Analistas definem a disputa como um teste de “dominância de escalada”: a capacidade de impor custos ao adversário de forma mais rápida e intensa. Trump já demonstrou disposição de aumentar impostos de importação de maneira brusca via redes sociais, chegando a anunciar elevações sucessivas em intervalos de minutos quando percebe reação do outro lado.
Enquanto o governo norte-americano age por meio de ordens executivas – no primeiro ano de seu segundo mandato Trump assinou mais decretos do que em toda a gestão anterior –, Bruxelas depende de negociações entre 27 Estados-membros. O secretário do Tesouro dos EUA, Scott Bessent, ironizou esse processo, chamando-o de “temido grupo de trabalho europeu”.
Agathe Demarais, do Conselho Europeu de Relações Exteriores, observa que, se necessário, Trump “chegaria a tarifas de 1.000% sem hesitar”, ao passo que a UE é “pragmática, burocrática e de cabeça fria”.

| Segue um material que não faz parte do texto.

@@ -955,6 +968,19 @@
         pr->NB = NB; pr->KS = KS; pr->n = (int)P.n; pr->nlast = nlast; pr->Rtotal = (int)lf0->Rtotal; pr->dbg = a0.dbg;
         pr->cls = P.cls;
     }
+    L2Life *const lfl = (L2Life *)(smem + L2_SHARED_DOUBLES + TILES * TD);
+    (void)lfl;
+    if constexpr (LR != 0) {
+        if (tid0 == 0) {
+            lfl->Rtotal = lf0->Rtotal; lfl->Rpop = lf0->Rpop; lfl->y0_count = lf0->y0_count;
+            lfl->seed = lf0->seed; lfl->seed_stride = lf0->seed_stride; lfl->first_index = lf0->first_index; lfl->first_stride = lf0->first_stride;
+            lfl->preslack = lf0->preslack; lfl->y0 = lf0->y0; lfl->sweeps1 = lf0->sweeps1; lfl->status1 = lf0->status1; lfl->ran2 = lf0->ran2;
+            lfl->prof = (unsigned long long *)lf0->prof; lfl->prebuilt = lf0->prebuilt;
+            const int e0 = P.cptr[P.krep[0]];
+            lfl->cp = P.cp[e0]; lfl->cq = P.cq[e0]; lfl->cr = P.cr[e0]; lfl->rel = P.crel[e0];
+            lfl->turn = (lf0->prebuilt && lf0->Rtotal > (int64_t)gridDim.x * NS) ? 1 : 0; lfl->pad_ = 0;
+        }
+    }
     __syncthreads();
 
     for (;;) {
@@ -963,33 +989,179 @@
         const CdLife *lifep = a0.life;
         asm volatile("" : "+s"(lifep));
         const int lane = tid & 63, r = lane >> 2;
-        if (tid == 0) { ctl[0] = 0; jn[0] = 0; jn[1] = 0; }
-        __syncthreads();
-        if (tid < NS) {
-            const int st = tid >> 4, sc = tid & 15;
-            int id = l2_tl(sid, st, TD)[sc], nw = 0;
-            if (id < 0) {
-                GLB const CdLife *lf = glb(lifep);
-                const int idx = glb_add(glb(a0.b.next), 1);
-                if (idx < (int)lf->Rtotal) {
-                    id = idx; nw = 1;
-                    const uint64_t pop = (uint64_t)idx / (uint64_t)lf->Rpop, rho = (uint64_t)idx % (uint64_t)lf->Rpop;
-                    l2_tl(sseed, st, TD)[sc] = lf->seed + pop * lf->seed_stride;
-                    l2_tl(sfirst, st, TD)[sc] = lf->first_index + pop * lf->first_stride + rho - (uint64_t)idx;
-                }
-            }
-            l2_tl(sid, st, TD)[sc] = id; l2_tl(snew, st, TD)[sc] = nw;
-            if (nw) { l2_tl(p1fin, st, TD)[sc] = 0; l2_tl(p1sw, st, TD)[sc] = 0; l2_tl(p1st, st, TD)[sc] = 0; l2_tl(gatep, st, TD)[sc] = 0; }
-            if (id < 0) {
-                l2_tl(slk, st, TD)[sc] = 0.0;
-                L2_STORE_SETS(st, sc, 0.0)
-            }
-            if (id >= 0) atomicAdd(&ctl[0], 1);
-            *(volatile rq_lds_int *)(l2_tl((int *)sy, st, TD) + sc) = (sc >= RQ_PARTS + NMW) ? 0x7fffffff : 0;
-        }
-        __syncthreads();
-        if (ctl[0] == 0) break;
-        {
+        bool turned = false;
+        if constexpr (LR != 0) {
+            if (l2_uni(lfl->turn)) {
+                turned = true;
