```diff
@@ -363,9 +462,9 @@
   cfg.attrs = attr;
   cfg.numAttrs = p.pdl ? 1 : 0;
   if (p.v_mn_major)
-    WISB_CUDA(cudaLaunchKernelEx(&cfg, enc_attn_kernel<true>, p.map_q, p.map_k, p.map_v, p.ctx, p.d, p.H));
+    WISB_CUDA(cudaLaunchKernelEx(&cfg, enc_attn_kernel<true>, p.map_q, p.map_k, p.map_v, p.ctx, p.d, p.H, p.items));
   else
-    WISB_CUDA(cudaLaunchKernelEx(&cfg, enc_attn_kernel<false>, p.map_q, p.map_k, p.map_v, p.ctx, p.d, p.H));
+    WISB_CUDA(cudaLaunchKernelEx(&cfg, enc_attn_kernel<false>, p.map_q, p.map_k, p.map_v, p.ctx, p.d, p.H, p.items));
 }
 
 void enc_attn_ref_run(const __half* qkv, __half* ctx, int B, int d, int H, cudaStream_t stream) {
diff --git a/willow_inference_server_b200/csrc/kernels.h b/willow_inference_server_b200/csrc/kernels.h
--- a/willow_inference_server_b200/csrc/kernels.h
+++ b/willow_inference_server_b200/csrc/kernels.h
@@ -60,6 +60,7 @@
 struct AttnPlan {
   CUtensorMap map_q, map_k, map_v;
   int B = 0, d = 0, H = 0;
+  int items = 0, grid = 0;
   bool v_mn_major = true;
   bool pdl = false;
   __half* ctx = nullptr;
diff --git a/willow_inference_server_b200/csrc/ptx.cuh b/willow_inference_server_b200/csrc/ptx.cuh
--- a/willow_inference_server_b200/csrc/ptx.cuh
+++ b/willow_inference_server_b200/csrc/ptx.cuh
@@ -119,6 +119,10 @@
 __device__ __forceinline__ void setmaxnreg_inc() { asm volatile("setmaxnreg.inc.sync.aligned.u32 %0;" ::"n"(N)); }
 template <int N>
 __device__ __forceinline__ void setmaxnreg_dec() { asm volatile("setmaxnreg.dec.sync.aligned.u32 %0;" ::"n"(N)); }
+template <int N>
+__device__ __forceinline__ void named_bar_sync(int id) { asm volatile("bar.sync %0, %1;" ::"r"(id), "n"(N) : "memory"); }
+template <int N>
+__device__ __forceinline__ void named_bar_arrive(int id) { asm volatile("bar.arrive %0, %1;" ::"r"(id), "n"(N) : "memory"); }
 __device__ __forceinline__ void wgmma_fence() { asm volatile("wgmma.fence.sync.aligned;" ::: "memory"); }
 __device__ __forceinline__ void wgmma_commit() { asm volatile("wgmma.commit_group.sync.aligned;" ::: "memory"); }
 template <int N>
```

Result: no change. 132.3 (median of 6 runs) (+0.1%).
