 constexpr int PIT_GT = 16, PIT_GC = PIT_GT / 8;
 template <typename R> struct PitFuse {
     Cx<R> *X, *Y;
@@ -878,6 +960,7 @@
     float damp = 1.f;
     const Cx<R> *T2 = nullptr;
     float2 *Out2 = nullptr;
+    PitBound bd{};
 };
 template <typename R, bool CONJT>
 __global__ void __launch_bounds__(256) pit_cgemm_kernel(const Zf *A2, const Zf *B, Zf *C, int n, int ncol, const PitCtrl *c, PitFuse<R> fz)
@@ -1264,6 +1347,30 @@
             const int m = 16 * wave + 4 * (lane >> 4) + q;
             if (m < n && col < ncol) Out[(size_t)m * ncol + col] = Zf{rr[q] - ii[q], im[q]};
         }
+        if (fz.bd.tile_ticket) {
+            __shared__ int mine[2];
+            const int t = col0 / PIT_MC;
+            __threadfence();
+            __syncthreads();
+            if (tid == 0) {
+                unsigned *tk = fz.bd.tile_ticket;
+                int w0 = -1, w1 = -1;
+                if (atomicAdd(&tk[t], 1u) == (t + 1 < nb1 ? 2u : 1u)) { tk[t] = 0; w0 = t; }
+                if (!second && t > 0 && atomicAdd(&tk[t - 1], 1u) == 2u) { tk[t - 1] = 0; w1 = t - 1; }
+                mine[0] = w0; mine[1] = w1;
+            }
+            __syncthreads();
+#pragma unroll
+            for (int e = 0; e < 2; e++) {
+                const int tile = mine[e];
+                if (tile < 0) continue;
+                __threadfence();
+                for (int bq = wave; bq < PIT_MC; bq += nw) {
+                    const int bi = tile * PIT_MC + bq;
+                    if (bi < ncol) pit_bound_wave(fz.bd, n, fz.nsel, c, bi, lane);
+                }
+            }
+        }
     } else {
 #pragma unroll
         for (int q = 0; q < 4; q++) {
@@ -1293,79 +1400,6 @@
                 }
             }
         }
-    }
-}
-
-static __global__ void __launch_bounds__(256) pit_bound_kernel(const Zf *Xe, const Zf *Ye, const Zf *Yprev, const double *lam, int n, int S, int nsel, int sym,
-                                                              const PitCtrl *c, double *dfc, double *pw, double *gph, float4 *ualpha = nullptr)
-{
-    QH_WAVE_FIRST();
-    if (c->done) return;
-    const int lane = threadIdx.x & 63, bi = blockIdx.x * 4 + (threadIdx.x >> 6);
-    const int nb = (S - 1) * nsel, ncol = S * nsel;
-    if (bi >= nb + nsel) return;
-    const bool result_probe = bi >= nb;
-    const int j = result_probe ? bi - nb : bi % nsel;
-    const int sb = result_probe ? S - 1 : bi / nsel;
-    const Zf *pa = result_probe ? (c->passes == 0 ? Xe + (size_t)(S - 1) * nsel + j : Yprev + j) : Xe + (size_t)(sb + 1) * nsel + j;
-    const size_t sa = (result_probe && c->passes != 0) ? (size_t)nsel : (size_t)ncol;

Reunidos no domingo em Bruxelas, representantes dos países do bloco ainda buscavam consenso. França e Alemanha, por exemplo, negociavam uma posição comum antes da cúpula de emergência. Governos como Hungria e Eslováquia demonstram receio em adotar medidas mais duras.
Mesmo com acordo político, a ativação do Instrumento Anticoerção (ACI) – apelidado de “bazuca comercial” – exigiria investigação formal e múltiplas votações, processo que pode levar meses. Diplomatas, portanto, não esperam respostas antes do prazo de 1º de fevereiro.
Na ausência de ferramentas rápidas, a UE prepara tarifas de até 30% sobre 93 bilhões de euros em importações norte-americanas, medida suspensa pelo acordo de Turnberry e que voltaria a valer se os governos não prorrogarem o pacto. Levantamento do Financial Times indica que a retaliação poderia abranger mais de 100 bilhões de euros em vendas dos EUA, afetando principalmente aviação, máquinas e veículos.
Esse movimento rasgaria o próprio acordo de Turnberry, pelo qual o bloco aceitara tarifas maiores sobre seus produtos em troca de reduções sobre bens industriais dos EUA, e provavelmente provocaria nova reação de Washington.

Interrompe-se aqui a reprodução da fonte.